§ **DATA IN THIS EXERCISE**
┌────────

# SAR-Research-Lab/lvt

Hardware: AMD Instinct MI355X
Metric: stereo frames/sec (KITTI-shaped 1241x376), per-frame SE3 vs CPU ref (higher is better)
Workload: dtype u8/f64

## Files before the change

include/lvt_amd_ext.h:

```cpp
#ifndef LVT_AMD_EXT_H__
#define LVT_AMD_EXT_H__

#include "lvt_c.h"
#include <stdint.h>

#ifdef __cplusplus
extern "C" {
#endif

typedef struct lvt_amd_params {
    float fx, fy, cx, cy;
    float baseline;
    int img_width, img_height;
    float k1, k2, p1, p2, k3;
    float near_plane_distance, far_plane_distance;
    float triangulation_ratio_test_threshold;
    float tracking_ratio_test_threshold;
    float descriptor_matching_threshold;
    int min_num_matches_for_tracking;
    int tracking_radius;
    int detection_cell_size;
    int max_keypoints_per_cell;
    int agast_threshold;
    int untracked_threshold;
// ... 34 lines not shown
LVT_API void lvt_amd_batch_track_device_async(lvt_handle h, const void *const *d_left, const void *const *d_right,
                                              int n_rows, int n_cols, int pitch_bytes);
LVT_API void lvt_amd_batch_wait(lvt_handle h, double *R, double *t, int *status);
LVT_API void lvt_amd_batch_get_counts(lvt_handle h, int seq, int out[32]);
LVT_API lvt_handle lvt_amd_batch_create_mixed(const lvt_amd_params *p , int sensor_type, int n_sequences);
LVT_API int lvt_amd_batch_track_device_async_mixed(lvt_handle h, const void *const *d_left, const void *const *d_right,
                                                   const int *n_rows, const int *n_cols, const int *pitch_bytes);
LVT_API int lvt_amd_batch_get_params(lvt_handle h, int seq, lvt_amd_params *out);
LVT_API int lvt_amd_batch_mixed_tables(const lvt_amd_params *p, int sensor_type, int n_sequences, unsigned *cells, int cells_cap,
                                       unsigned *score, int score_cap, int counts[2]);

LVT_API void lvt_amd_set_stream(lvt_handle h, void *hip_stream);
LVT_API const char *lvt_amd_last_error(lvt_handle h);

LVT_API void lvt_amd_get_host_stats(lvt_handle h, long long out[8]);

LVT_API void lvt_amd_profile_enable(lvt_handle h, int enable);
LVT_API int lvt_amd_profile_read(lvt_handle h, int slot, char *name, int name_cap, double *total_ms, long *calls);

enum {
    LVT_AMD_C_N_LEFT = 0, LVT_AMD_C_N_RIGHT, LVT_AMD_C_MAP_SIZE, LVT_AMD_C_STAGED_SIZE, LVT_AMD_C_N_MATCHES,
    LVT_AMD_C_SECOND_PASS, LVT_AMD_C_N_ROW_MATCHES, LVT_AMD_C_N_TRIANGULATED, LVT_AMD_C_TRIANGULATED,
    LVT_AMD_C_RETRY_LEFT, LVT_AMD_C_RETRY_RIGHT, LVT_AMD_C_PNP_ITERS, LVT_AMD_C_PNP_INLIERS,
    LVT_AMD_C_MAP_SIZE_AT_MATCH, LVT_AMD_C_N_STAGED_ERASED, LVT_AMD_C_N_STAGED_PROMOTED, LVT_AMD_C_N_CULLED,
    LVT_AMD_C_FRAME, LVT_AMD_C_OVERFLOW ,
    LVT_AMD_C_PNP_BORDERLINE ,
    LVT_AMD_C_ROW_FALLBACK ,
    LVT_AMD_C_PNP_TRIALS , LVT_AMD_C_PNP_REJECTIONS ,
    LVT_AMD_C_PNP_TERMINATES ,
    LVT_AMD_C__COUNT = 32
};
LVT_API void lvt_amd_get_counts(lvt_handle h, int out[LVT_AMD_C__COUNT]);
LVT_API int lvt_amd_get_features(lvt_handle h, int eye, float *xy, float *resp, uint8_t *desc, int cap);
LVT_API int lvt_amd_get_matches(lvt_handle h, int *feat_idx, double *xyz, int cap);
LVT_API int lvt_amd_get_row_matches(lvt_handle h, int *pairs, int cap);
LVT_API int lvt_amd_get_map(lvt_handle h, double *xyz, int *counter, int *age, uint8_t *desc, int cap);
LVT_API int lvt_amd_get_staged(lvt_handle h, double *xyz, int *counter, uint8_t *desc, int cap);
enum { LVT_AMD_LISTS_MAP = 0, LVT_AMD_LISTS_STAGED = 1, LVT_AMD_LISTS_ROW = 2 };
typedef struct {
    int kc;
    int stood_down_map;
    int stood_down_row;
    int pass2;
    int n_early;
    int binned;
    int n;
    int reserved;
} lvt_amd_list_info;
LVT_API int lvt_amd_get_candidate_lists(lvt_handle h, int which, unsigned *keys, int *counts, float *proj, signed char *vis, int cap, lvt_amd_list_info *info);
LVT_API void lvt_amd_get_pose(lvt_handle h, double q_wxyz[4], double p[3]);
LVT_API int lvt_amd_get_last_pose(lvt_handle h, double q_wxyz[4], double p[3]);
LVT_API void lvt_amd_get_predicted_pose(lvt_handle h, double q_wxyz[4], double p[3]);
LVT_API void lvt_amd_get_debug(lvt_handle h, long long out[32]);
LVT_API void lvt_amd_get_timeline(lvt_handle h, long long out[16]);
LVT_API int lvt_amd_get_ordering(lvt_handle h);
LVT_API int lvt_amd_get_plane(lvt_handle h, int eye, int what, void *dst, int cap_bytes, int *pitch_out);

LVT_API int lvt_amd_pnp(const lvt_amd_params *p, const double q_in[4], const double p_in[3], const double *pts,
                        const float *obs, int n, double q_out[4], double p_out[3], int *n_solve_calls);
LVT_API int lvt_amd_pnp_detail(const lvt_amd_params *p, const double q_in[4], const double p_in[3], const double *pts,
                               const float *obs, int n, double q_out[4], double p_out[3], int *n_solve_calls,
                               double *err_out, int *level_out, int *borderline);
LVT_API int lvt_amd_pnp_trace(const lvt_amd_params *p, const double q_in[4], const double p_in[3], const double *pts,
                              const float *obs, int n, double q_out[4], double p_out[3], int *n_solve_calls,
                              double *err_out, int *level_out, int *borderline, double *trace, int trace_cap, int stats[3]);
LVT_API int lvt_amd_motion_predict(double state[14], const double q[4], const double p[3], double q_out[4], double p_out[3]);
// ... 177 lines not shown
```

lvt_amd/__init__.py:

```python
from __future__ import annotations

import ctypes as C
import os

import numpy as np

from .params import LvtParameters, ParamsPOD, kitti_params, euroc_params, tum_params

_HERE = os.path.dirname(os.path.abspath(__file__))
LIB_PATH = os.environ.get("LVT_AMD_LIB") or os.path.join(_HERE, "lib", "liblvt_c.so")

ABI_SYMBOLS = [
    "lvt_create", "lvt_destroy", "lvt_track", "lvt_track_with_external_corners", "lvt_get_status",
    "lvt_amd_default_params", "lvt_amd_params_from_file", "lvt_amd_create", "lvt_amd_reset",
    "lvt_amd_track_rgbd", "lvt_amd_track_device", "lvt_amd_track_device_async", "lvt_amd_wait",
    "lvt_amd_set_stream", "lvt_amd_last_error", "lvt_amd_get_counts", "lvt_amd_get_features",
    "lvt_amd_get_matches", "lvt_amd_get_row_matches", "lvt_amd_get_map", "lvt_amd_get_staged", "lvt_amd_get_candidate_lists",
    "lvt_amd_get_pose", "lvt_amd_get_last_pose", "lvt_amd_get_predicted_pose", "lvt_amd_get_plane", "lvt_amd_pnp", "lvt_amd_pnp_detail",
    "lvt_amd_hamming_match_batched", "lvt_amd_hamming_match_batched_n", "lvt_amd_rectifier_create", "lvt_amd_rectifier_destroy",
    "lvt_amd_rectify_device", "lvt_amd_rectify", "lvt_amd_rectifier_get_maps",
    "lvt_amd_odometry_create", "lvt_amd_odometry_destroy", "lvt_amd_odometry_reset", "lvt_amd_odometry_push_pose", "lvt_amd_odometry_update", "lvt_amd_profile_enable", "lvt_amd_profile_read", "lvt_amd_get_debug", "lvt_amd_get_timeline", "lvt_amd_get_ordering",
    "lvt_amd_batch_create", "lvt_amd_batch_size", "lvt_amd_batch_track_device_async", "lvt_amd_batch_wait",
    "lvt_amd_batch_get_counts", "lvt_amd_create_on_device", "lvt_amd_get_device", "lvt_amd_wait_status", "lvt_amd_get_host_stats",
    "lvt_amd_track_async", "lvt_amd_track_rgbd_async", "lvt_amd_pnp_trace", "lvt_amd_create_pooled", "lvt_amd_wait_pose",
    "lvt_amd_batch_create_mixed", "lvt_amd_batch_track_device_async_mixed", "lvt_amd_batch_get_params", "lvt_amd_batch_mixed_tables",
    "lvt_amd_track_rgbd_device", "lvt_amd_track_rgbd_device_async", "lvt_amd_track_rgbd16", "lvt_amd_track_rgbd16_async",
    "lvt_amd_batch_track_rgbd_device_async",
    "lvt_amd_set_rectifiers", "lvt_amd_batch_set_rectifiers",
    "lvt_amd_set_pixel_format", "lvt_amd_batch_set_pixel_format", "lvt_amd_get_pixel_format",
    "lvt_amd_motion_predict",
    "lvt_amd_snapshot_take", "lvt_amd_snapshot_apply", "lvt_amd_batch_snapshot_take", "lvt_amd_batch_snapshot_apply", "lvt_amd_snapshot_get_info",
    "lvt_amd_snapshot_get_params", "lvt_amd_snapshot_export", "lvt_amd_snapshot_import", "lvt_amd_snapshot_describe", "lvt_amd_snapshot_destroy",
    "lvt_amd_batch_reset",
    "lvt_amd_enable_pose_info", "lvt_amd_get_pose_info", "lvt_amd_pose_info_eval", "lvt_amd_pose_info_to_ros",
    "lvt_amd_odometry_push_pose_cov", "lvt_amd_odometry_update_cov",
    "lvt_amd_set_depth_camera", "lvt_amd_batch_set_depth_camera", "lvt_amd_get_depth_camera", "lvt_amd_register_depth_device",
    "lvt_amd_set_equalisation", "lvt_amd_batch_set_equalisation", "lvt_amd_get_equalisation", "lvt_amd_equalise_device", "lvt_amd_equalisation_plan",
    "lvt_amd_set_mask", "lvt_amd_batch_set_mask", "lvt_amd_set_mask_device", "lvt_amd_batch_set_mask_device", "lvt_amd_get_mask_stats", "lvt_amd_mask_features",
    "lvt_amd_set_label_mask", "lvt_amd_batch_set_label_mask", "lvt_amd_get_label_mask", "lvt_amd_frame_labels", "lvt_amd_frame_labels_device", "lvt_amd_build_label_mask",
    "lvt_amd_depth_guard_default", "lvt_amd_set_depth_guard", "lvt_amd_batch_set_depth_guard", "lvt_amd_get_depth_guard", "lvt_amd_get_depth_guard_stats", "lvt_amd_depth_guard_features",
    "lvt_amd_relocalise", "lvt_amd_batch_relocalise", "lvt_amd_odometry_set_relocalisation", "lvt_amd_reloc_default_config", "lvt_amd_reloc_slice_length", "lvt_amd_reloc_match_device", "lvt_amd_reloc_solve", "lvt_amd_reloc_correspond",
]

N_COUNTS = 32
COUNT_NAMES = ["n_left", "n_right", "map_size", "staged_size", "n_matches", "second_pass", "n_row_matches",
               "n_triangulated", "triangulated", "retry_left", "retry_right", "pnp_iters", "pnp_inliers",
               "map_size_at_match", "n_staged_erased", "n_staged_promoted", "n_culled", "frame", "overflow", "pnp_borderline", "row_fallback", "pnp_trials", "pnp_rejections", "pnp_terminates"]

LISTS_WHICH = {"map": 0, "staged": 1, "row": 2}
LIST_INFO_NAMES = ["kc", "stood_down_map", "stood_down_row", "pass2", "n_early", "binned", "n"]

eState_NOT_INITIALIZED, eState_TRACKING, eState_LOST = 1, 2, 3
eSensor_STEREO, eSensor_RGBD = 1, 2
PIX_GRAY8, PIX_BGR8, PIX_RGB8, PIX_BGRA8, PIX_RGBA8 = 0, 1, 2, 3, 4
PIX_BPP = {PIX_GRAY8: 1, PIX_BGR8: 3, PIX_RGB8: 3, PIX_BGRA8: 4, PIX_RGBA8: 4}
DEPTH_F32, DEPTH_U16 = 0, 1

_lib = None
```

└────────

Collect every line with the string "long" from the records, and copy each.

LVT_API void lvt_amd_get_host_stats(lvt_handle h, long long out[8]);
LVT_API int lvt_amd_profile_read(lvt_handle h, int slot, char *name, int name_cap, double *total_ms, long *calls);
LVT_API void lvt_amd_get_debug(lvt_handle h, long long out[32]);
LVT_API void lvt_amd_get_timeline(lvt_handle h, long long out[16]);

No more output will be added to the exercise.